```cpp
// ... 355 lines not shown
                st_work += __builtin_amdgcn_s_memtime() - st_a;
            }
            lds_barrier();
        }
    };
    auto run = [&](int off, auto &&body) {
        chunk_loop([&](int it) {
            const int c = it - off;
            if (c >= 0 && c < nch) body(c);
        });
    };
    if ((skip_mask >> wave) & 1) {
        chunk_loop([&](int) {});
    } else if (wave == W_DC) {
        float dc = 0.0f;
        run(1, [&](int c) {
            const float alpha = 0.9995f, one_minus = 1.0f - 0.9995f, a0 = p.lpf[0];
            if (SDRG_DC_ASM && c >= 0 && c < nch && lane < PG) {
                const f2v om2 = {one_minus, one_minus}, a02 = {a0, a0};
                const uint32_t src = lds_addr(&L.re[c & 1][my_s * ROW]), dst = lds_addr(&L.a[c % NA][my_s * ROW]);
                if (SDRG_DC_ASM == 2)
                    asm volatile(SDRG_DC_CHUNK_IL_ASM
                                 : [dc] "+v"(dc)
                                 : [src] "v"(src), [dst] "v"(dst), [alpha] "s"(alpha), [om2] "s"(om2), [a02] "s"(a02)
                                 : SDRG_CHUNK_CLOBBERS, "memory");
                else
                    asm volatile(SDRG_DC_CHUNK_ASM
                                 : [dc] "+v"(dc)
                                 : [src] "v"(src), [dst] "v"(dst), [alpha] "s"(alpha), [om2] "s"(om2), [a02] "s"(a02)
                                 : SDRG_CHUNK_CLOBBERS, "memory");
            } else if (c >= 0 && c < nch && lane < PG) {
                row_pipeline(&L.re[c & 1][my_s * ROW], &L.a[c % NA][my_s * ROW], lane < PG, [&](float (&v)[SB]) {
#pragma unroll
                    for (int q = 0; q < SB; q++) {
                        dc = alpha * dc + one_minus * v[q];
                        v[q] = a0 * (v[q] - dc);
                    }
                });
            }
        });
    } else if (wave == W_LPF) {
        float z1 = 0.0f, z2 = 0.0f;
        const bool lpf_asm_loop = LA && SDRG_LPF_ASM && S % CH == 0;
        if (s0 + my_s < n_frames) {
            z1 = state[s0 + my_s].lpf_z1;
            z2 = state[s0 + my_s].lpf_z2;
        }
        const f2v c1 = {p.lpf[1], -p.lpf[3]}, c2 = {p.lpf[2], -p.lpf[4]};
        static_assert(BUFF * 4 == SDRG_LPF_LOOP_SLOT_BYTES, "ring slot stride of the generated loop");
        if (lpf_asm_loop) {
            f2v z = {z1, z2};
            const uint32_t abase = lds_addr(&L.a[0][my_s * ROW]), ybase = lds_addr(&L.y[0][my_s * ROW]);
            const int nit = nch + 8 + LA;
            unsigned long long sv;
            int t_it, t_cc, t_r, t_yo;
            if (SDRG_LPF_INTERLEAVE)
                asm volatile(SDRG_LPF_LOOP_IL_ASM
                             : [z] "+v"(z), [sv] "=&s"(sv), [it] "=&s"(t_it), [cc] "=&s"(t_cc), [r] "=&s"(t_r), [yo] "=&s"(t_yo)
                             : [abase] "v"(abase), [ybase] "v"(ybase), [c1] "s"(c1), [c2] "s"(c2), [nit] "s"(nit), [nch] "s"(nch)
                             : SDRG_CHUNK_CLOBBERS, "v54", "memory");
            else
                asm volatile(SDRG_LPF_LOOP_ASM
                             : [z] "+v"(z), [sv] "=&s"(sv), [it] "=&s"(t_it), [cc] "=&s"(t_cc), [r] "=&s"(t_r), [yo] "=&s"(t_yo)
                             : [abase] "v"(abase), [ybase] "v"(ybase), [c1] "s"(c1), [c2] "s"(c2), [nit] "s"(nit), [nch] "s"(nch)
                             : SDRG_CHUNK_CLOBBERS, "v54", "memory");
            z1 = z.x;
            z2 = z.y;
        } else run(2 + LA, [&](int c) {
            if (c >= 0 && c < nch && lane < PG) {
                const int lim = min(CH, S - c * CH);
                if (lim == CH && SDRG_LPF_ASM) {
                    f2v z = {z1, z2};
                    const uint32_t src = lds_addr(&L.a[c % NA][my_s * ROW]), dst = lds_addr(y_row(c, my_s));
                    asm volatile(SDRG_LPF_CHUNK_ASM
                                 : [z] "+v"(z)
                                 : [src] "v"(src), [dst] "v"(dst), [c1] "s"(c1), [c2] "s"(c2)
                                 : SDRG_LPF_CHUNK_CLOBBERS, "memory");
                    z1 = z.x;
                    z2 = z.y;
                } else if (lim == CH) {
                    row_pipeline(&L.a[c % NA][my_s * ROW], y_row(c, my_s), lane < PG, [&](float (&v)[SB]) {
#pragma unroll
                        for (int q = 0; q < SB; q++) {
                            const f2v p1 = c1 * z1, p2 = c2 * z2;
                            const float y = (((v[q] + p1.x) + p2.x) + p1.y) + p2.y;
                            z2 = z1;
                            z1 = y;
                            v[q] = y;
                        }
                    });
                } else {
                    for (int q = 0; q < lim; q++) {
                        const f2v p1 = c1 * z1, p2 = c2 * z2;
                        const float y = (((L.a[c % NA][my_s * ROW + q] + p1.x) + p2.x) + p1.y) + p2.y;
                        z2 = z1;
                        z1 = y;
                        if (lane < PG) y_row(c, my_s)[q] = y;
                    }
                }
            }
        });
        if (lane < PG && s0 + my_s < n_frames) {
            state[s0 + my_s].lpf_z1 = z1;
            state[s0 + my_s].lpf_z2 = z2;
        }
    } else if (wave == W_AGC) {
        float gain = 1.0f;
        const f2v rates = {p.agc_fast, 0.00035f};
        const f2v keep = {1.0f - p.agc_fast, 1.0f - 0.00035f};
        run(4 + LA, [&](int c) {
            if (SDRG_AGC_ASM && c >= 0 && c < nch && lane < PG) {
// ... 472 lines not shown
```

▬▬▬▬▬▬▬▬▬▬

_Exercise aim_. Search the entries for the word "volatile" and pick out every line that holds it.

_Final answer_.
                    asm volatile(SDRG_DC_CHUNK_IL_ASM
                    asm volatile(SDRG_DC_CHUNK_ASM
                asm volatile(SDRG_LPF_LOOP_IL_ASM
                asm volatile(SDRG_LPF_LOOP_ASM
                    asm volatile(SDRG_LPF_CHUNK_ASM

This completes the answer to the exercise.